Within the data below, state how many lines contain the string "CiGroup". Provide the number only.

-----

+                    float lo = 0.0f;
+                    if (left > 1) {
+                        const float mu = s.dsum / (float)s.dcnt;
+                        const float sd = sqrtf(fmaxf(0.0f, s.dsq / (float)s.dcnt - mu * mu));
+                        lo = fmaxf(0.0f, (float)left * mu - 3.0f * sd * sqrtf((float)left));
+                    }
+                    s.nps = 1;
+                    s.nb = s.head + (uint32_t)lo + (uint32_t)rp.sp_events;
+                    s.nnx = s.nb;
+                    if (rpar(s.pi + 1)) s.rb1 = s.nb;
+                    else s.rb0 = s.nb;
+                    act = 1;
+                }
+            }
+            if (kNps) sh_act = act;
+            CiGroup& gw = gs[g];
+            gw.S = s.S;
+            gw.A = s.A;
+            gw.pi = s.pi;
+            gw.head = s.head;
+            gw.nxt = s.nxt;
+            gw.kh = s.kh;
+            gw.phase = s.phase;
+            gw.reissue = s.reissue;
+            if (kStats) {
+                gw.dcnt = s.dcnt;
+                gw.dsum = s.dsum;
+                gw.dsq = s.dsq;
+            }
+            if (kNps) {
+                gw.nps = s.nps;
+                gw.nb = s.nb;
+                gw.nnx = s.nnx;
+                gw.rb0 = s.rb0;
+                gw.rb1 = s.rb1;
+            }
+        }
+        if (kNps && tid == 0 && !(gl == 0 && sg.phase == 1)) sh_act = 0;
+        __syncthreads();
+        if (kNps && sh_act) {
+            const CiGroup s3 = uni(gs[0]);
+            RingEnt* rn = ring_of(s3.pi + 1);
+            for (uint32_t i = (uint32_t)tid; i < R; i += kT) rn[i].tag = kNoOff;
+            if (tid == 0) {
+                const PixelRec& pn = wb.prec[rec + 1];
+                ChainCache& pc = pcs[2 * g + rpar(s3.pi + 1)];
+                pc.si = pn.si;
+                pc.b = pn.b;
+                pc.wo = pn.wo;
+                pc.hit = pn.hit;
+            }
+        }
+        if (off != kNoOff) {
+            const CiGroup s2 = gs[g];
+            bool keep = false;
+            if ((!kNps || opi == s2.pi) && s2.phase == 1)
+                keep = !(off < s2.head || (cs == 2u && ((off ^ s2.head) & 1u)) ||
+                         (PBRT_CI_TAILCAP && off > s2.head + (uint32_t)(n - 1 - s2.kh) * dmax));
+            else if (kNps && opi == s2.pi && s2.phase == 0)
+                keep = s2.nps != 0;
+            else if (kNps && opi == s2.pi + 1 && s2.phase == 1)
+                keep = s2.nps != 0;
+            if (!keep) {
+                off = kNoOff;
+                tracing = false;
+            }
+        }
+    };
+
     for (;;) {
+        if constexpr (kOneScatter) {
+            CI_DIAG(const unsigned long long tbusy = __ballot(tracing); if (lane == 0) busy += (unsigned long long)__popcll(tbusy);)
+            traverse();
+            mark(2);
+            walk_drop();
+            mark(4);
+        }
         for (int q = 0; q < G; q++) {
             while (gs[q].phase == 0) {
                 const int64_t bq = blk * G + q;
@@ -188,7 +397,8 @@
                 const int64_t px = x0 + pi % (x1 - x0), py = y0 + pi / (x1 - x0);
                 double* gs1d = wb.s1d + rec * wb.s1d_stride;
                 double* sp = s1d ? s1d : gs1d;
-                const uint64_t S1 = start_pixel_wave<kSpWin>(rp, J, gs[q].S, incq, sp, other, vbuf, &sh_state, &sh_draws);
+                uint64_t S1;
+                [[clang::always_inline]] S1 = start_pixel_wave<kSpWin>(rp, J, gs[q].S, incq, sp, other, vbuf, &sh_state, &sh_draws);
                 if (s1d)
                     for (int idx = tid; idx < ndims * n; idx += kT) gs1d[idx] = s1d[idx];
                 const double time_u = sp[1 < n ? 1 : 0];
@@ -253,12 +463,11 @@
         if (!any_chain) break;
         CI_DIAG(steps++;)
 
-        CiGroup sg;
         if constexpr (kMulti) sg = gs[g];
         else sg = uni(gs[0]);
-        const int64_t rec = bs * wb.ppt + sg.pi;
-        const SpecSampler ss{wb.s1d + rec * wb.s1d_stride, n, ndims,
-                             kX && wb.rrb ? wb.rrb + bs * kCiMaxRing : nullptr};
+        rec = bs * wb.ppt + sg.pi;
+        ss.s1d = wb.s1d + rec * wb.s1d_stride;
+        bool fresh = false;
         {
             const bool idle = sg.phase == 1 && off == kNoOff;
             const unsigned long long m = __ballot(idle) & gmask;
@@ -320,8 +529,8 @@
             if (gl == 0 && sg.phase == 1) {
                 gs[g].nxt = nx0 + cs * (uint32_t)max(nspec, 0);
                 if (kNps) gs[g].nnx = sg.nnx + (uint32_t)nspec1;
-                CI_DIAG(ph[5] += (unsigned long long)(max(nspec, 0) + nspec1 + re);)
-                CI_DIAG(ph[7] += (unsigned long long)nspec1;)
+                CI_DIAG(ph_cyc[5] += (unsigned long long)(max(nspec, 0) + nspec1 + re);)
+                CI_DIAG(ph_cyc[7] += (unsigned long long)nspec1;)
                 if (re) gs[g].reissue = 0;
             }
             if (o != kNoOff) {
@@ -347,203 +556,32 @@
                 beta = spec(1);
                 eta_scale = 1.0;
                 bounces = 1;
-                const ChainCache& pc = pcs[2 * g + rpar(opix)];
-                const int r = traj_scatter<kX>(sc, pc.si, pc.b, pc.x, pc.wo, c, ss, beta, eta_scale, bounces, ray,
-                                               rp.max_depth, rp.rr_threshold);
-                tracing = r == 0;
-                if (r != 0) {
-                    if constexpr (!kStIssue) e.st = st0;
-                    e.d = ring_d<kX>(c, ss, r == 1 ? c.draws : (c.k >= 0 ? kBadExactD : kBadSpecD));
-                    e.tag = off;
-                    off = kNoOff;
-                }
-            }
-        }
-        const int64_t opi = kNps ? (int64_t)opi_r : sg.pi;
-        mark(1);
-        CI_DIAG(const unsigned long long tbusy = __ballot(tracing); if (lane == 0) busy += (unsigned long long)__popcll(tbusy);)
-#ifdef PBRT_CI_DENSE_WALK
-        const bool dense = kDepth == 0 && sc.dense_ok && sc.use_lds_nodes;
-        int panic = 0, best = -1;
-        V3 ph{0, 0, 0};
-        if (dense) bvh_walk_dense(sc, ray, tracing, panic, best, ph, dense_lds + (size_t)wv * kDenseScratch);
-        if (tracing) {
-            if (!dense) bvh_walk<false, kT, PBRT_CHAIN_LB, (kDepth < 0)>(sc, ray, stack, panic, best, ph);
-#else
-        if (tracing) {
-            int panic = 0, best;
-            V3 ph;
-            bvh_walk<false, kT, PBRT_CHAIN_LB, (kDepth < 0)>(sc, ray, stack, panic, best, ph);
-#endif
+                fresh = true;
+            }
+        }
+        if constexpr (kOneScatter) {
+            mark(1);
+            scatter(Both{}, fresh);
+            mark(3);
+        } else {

-----

Exercise answer:
4